WASHINGTON, D.C., June 27, 2022— The Ethics & Religious Liberty Commission of the Southern Baptist Convention applauds the Supreme Court’s 6-3 decision to protect the “Free Exercise and Free Speech Clauses of the First Amendment” in the case, Kennedy vs. Bremerton School District.
This decision is a religious expression victory for teachers and coaches to privately express their deeply-held beliefs while working for schools.
Brent Leatherwood, ERLC’s acting president, said the Supreme Court’s decision was “rightly determined.”
“As any Christian knows, our faith is deeply personal and rightly shapes every aspect of our lives. We live out our faith in any number of ways, both privately and publicly. Today’s case centered on the latter and the Supreme Court rightly determined that an individual employed by a school does not forfeit his or her constitutional right to free expression simply by entering ‘the schoolhouse gate’ or, as it were in this case, the field of play.

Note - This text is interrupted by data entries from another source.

# SCoulY/MuSCLe

Hardware: AMD Instinct MI355X
Metric: images/sec (whole node), MCL EfficientNet-B7 448x448 bs=32/GPU (higher is better)
Workload: dtype f32; 1 GPU; train_mcl.py loop body, step-A (epoch-4 gates: focal+softmargin+pairwise+ER+IMC, one backward, one Adam step), MuSCLe(efficientnet-b7, last_pooling=False, 21 classes), random-init weights; per_gpu_batch=32, global_batch=32, image=448x448, parallelism=single, optimizer=Adam(lr=1e-4, wd=5e-5) fused, launch=eager, weight-gradient GEMMs on a second stream

## Files before the change

### include/muscle_hip.h

```cpp
#ifndef MUSCLE_HIP_H
#define MUSCLE_HIP_H

#ifdef __cplusplus
extern "C" {
#endif

int mx_version(void);
int mx_abi_hash(void);
const char* mx_last_error(void);


int mx_pw_fwd_parts(int M, int N, int K);
int mx_pw_fwd(const float* A, int a_mode, const float* a_scale, const float* a_shift, const float* a_gate,
              int rows_per_sample, const float* W, float* C, int M, int K, int N, int lda, int ldc,
              const float* bias, const float* residual, int relu, float* stats, void* stream);

int mx_set_gemm_mode(int mode);
int mx_get_gemm_mode(void);
int mx_set_wgrad_kernel(int kernel, int groups);
int mx_get_wgrad_kernel(void);
int mx_gemm_uses_split(int kind, int M, int N, int K);

long mx_pw_planes_bytes(int N, int K);
int mx_pw_planes_tiles(int N, int K);
int mx_pw_planes_batch(const long* table, int n, int total_tiles, void* stream);
int mx_pw_fwd_uses_planes(int M, int K, int N);
int mx_pw_fwd_planes(const float* A, const void* Wplanes, float* C, int M, int K, int N, int lda, int ldc,
                     const float* bias, const float* residual, int relu, float* stats, void* stream);

int mx_transpose(const float* src, float* dst, int rows, int cols, void* stream);
int mx_transpose_batch(const long* table, int n, int total_tiles, void* stream);

int mx_pw_dgrad(const float* G, const float* W, float* dX, int M, int K, int N, int ldg, int ldx,
                const float* residual, void* stream);

int mx_pw_dgrad_bnbwd(const float* G, const float* X, const float* coef, const float* Wt, float* dX, float* dZ, int M, int K, int N,
                      int ldg, int ldx, const float* residual, void* stream);

int mx_pw_fwd_act_uses_planes(int M, int K, int N);
int mx_pw_fwd_planes_act(const float* A, const float* scale, const float* shift, const float* gate, int rows_per_sample,
                         const void* Wplanes, float* C, int M, int K, int N, int lda, int ldc, float* stats, void* stream);

int mx_pw_dgrad_bnbwd_planes(const float* G, const float* X, const float* coef, const void* WtPlanes, float* dX, int M, int K, int N,
                             int ldg, int ldx, const float* residual, void* stream);
int mx_pw_wgrad_tile_bnbwd_ok(int R, int Co, int Ci);
int mx_pw_wgrad_small_bnbwd_ok(int R, int Co, int Ci);
int mx_pw_wgrad_small_bnbwd(const float* G, const float* G2, const float* coef, const float* X, float* dW, int R, int Co, int Ci,
                            int ldg, int ldx, void* ws, long ws_bytes, void* stream);
int mx_pw_wgrad_tile_bnbwd(const float* G, const float* G2, const float* coef, const float* X, float* dW, int R, int Co, int Ci,
                           int ldg, int ldx, void* ws, long ws_bytes, void* stream);
int mx_pw_wgrad_tile_bnbwd_dz_ok(int R, int Co, int Ci, int ldg, int ldx);
int mx_pw_wgrad_tile_bnbwd_dz(const float* G, const float* G2, const float* coef, const float* X, float* dW, float* dz, int R, int Co,
                              int Ci, int ldg, int ldx, void* ws, long ws_bytes, void* stream);

long mx_pw_wgrad_ws(int R, int Co, int Ci);
int mx_pw_wgrad(const float* G, const float* X, int x_mode, const float* x_scale, const float* x_shift,
                const float* x_gate, int rows_per_sample, float* dW, int R, int Co, int Ci, int ldg, int ldx,
                void* ws, long ws_bytes, void* stream);

long mx_pw_wgrad_small_ws(int R, int Co, int Ci, int x_mode);
int mx_pw_wgrad_small(const float* G, const float* X, int x_mode, const float* x_scale, const float* x_shift,
                      const float* x_gate, int rows_per_sample, float* dW, int R, int Co, int Ci, int ldg, int ldx,
                      void* ws, long ws_bytes, void* stream);

long mx_pw_wgrad_tile_ws(int R, int Co, int Ci, int x_mode);
int mx_pw_wgrad_tile(const float* G, const float* X, int x_mode, const float* x_scale, const float* x_shift,
                     const float* x_gate, int rows_per_sample, float* dW, int R, int Co, int Ci, int ldg, int ldx,
                     void* ws, long ws_bytes, void* stream);

int mx_bgemm(int layout, const float* A, const float* B, float* C, int M, int N, int K, int lda, int ldb, int ldc,
             long sa, long sb, long sc, int batch, int relu, void* stream);


int mx_colreduce_parts(long rows, int C);
int mx_colstats(const float* X, long rows, int C, float* part, void* stream);

int mx_bn_finalize(const float* part, int P, int C, double count, const float* gamma, const float* beta, float* running_mean,
                   float* running_var, float momentum, float eps, int training, float* scale, float* shift,
                   float* mean, float* rstd, double* acc , void* stream);

int mx_fold_block(const float* We, const float* g0, const float* b0, const float* m0, const float* v0, float eps0,
                  const float* g1, const float* b1, const float* m1, const float* v1, float eps1,
                  const float* Wp, const float* g2, const float* b2, const float* m2, const float* v2, float eps2,
                  int Cin, int Cexp, int Cout, float* We_f, float* be, float* s1, float* t1, float* Wp_f, float* bp, void* stream);

int mx_bn_apply(const float* P, const float* scale, const float* shift, const float* row_scale, const float* residual,
                const float* gate, float* out, long rows, int C, int rows_per_sample, int act, void* stream);

int mx_bn_bwd_reduce(const float* G, const float* X, const float* row_scale, const float* gate, const float* gate_add,
                     const float* act_scale, const float* act_shift, long rows, int C, int rows_per_sample,
                     float* part, void* stream);

int mx_bn_bwd_finalize(const float* part, int P, int C, double count, const float* gamma, const float* mean, const float* rstd,
                       int training, float* dgamma, float* dbeta, float* c1, float* c2, float* c3, double* acc,
                       void* stream);

int mx_bn_bwd_apply(const float* G, const float* X, const float* row_scale, const float* gate, const float* gate_add,
                    const float* act_scale, const float* act_shift, const float* c1, const float* c2, const float* c3,
                    float* out, long rows, int C, int rows_per_sample, void* stream);

long mx_pool_ws(long rows, int C, int rows_per_sample, int planes);
int mx_pool_sum(const float* X, const float* G, const float* scale, const float* shift, int act, long rows, int C,
                int rows_per_sample, float* out, void* ws, long ws_bytes, void* stream);

int mx_se_bn1_pool(const float* dA, const float* X, const float* scale, const float* shift, long rows, int C, int rows_per_sample,
                   float* out5, void* ws, long ws_bytes, void* stream);
int mx_bn1_sums_finalize(const float* pooled5, const float* gate, const float* gh, const float* W1, float inv_hw, float* add,
                         int N, int C, int SQ, double count, const float* gamma, const float* mean, const float* rstd, int training,
                         float* dgamma, float* dbeta, float* c1, float* c2, float* c3, void* stream);


int mx_dwconv_fwd_parts(int N, int Ho, int Wo, int C, int S);
long mx_dwconv_fwd_ws(int N, int Ho, int Wo, int C, int S);
int mx_dwconv_fwd(const float* X, const float* scale, const float* shift, const float* W, float* Y, float* stats,
                  const float* pool_scale, const float* pool_shift, float* pooled, void* ws, long ws_bytes, int N,
                  int H, int Wd, int C, int K, int S, int pad_lo, int Ho, int Wo, void* stream);
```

“Moreover, today’s decision reaffirms another aspect of constitutional law: our First Amendment rights travel together. We, and many others, have long held that religious liberty is our nation’s first freedom and that it bolsters and strengthens other foundational rights. The Court today strengthened this perspective by writing that the clauses of free expression, establishment and free speech are all complementary. If it were not already clear enough, this Court views religious liberty as a bedrock right in our free republic.”
The ERLC was involved with briefs at the petition for certiorari stage and before the Supreme Court on the merits, in support of a Washington state high school football coach who was suspended for kneeling and praying on the field after games. The brief urged the high court to accept the case and reverse the Ninth Circuit Court of Appeals’ decision that Joseph Kennedy’s act of praying – ultimately joined by some players — constituted a government establishment of religion.
In 2018, ERLC joined eight other groups in a brief that called for Supreme Court review and repudiation of the Ninth Circuit in the case, but the justices declined to grant the request at the time. The case returned to federal court and has successfully worked its way back through the judicial system.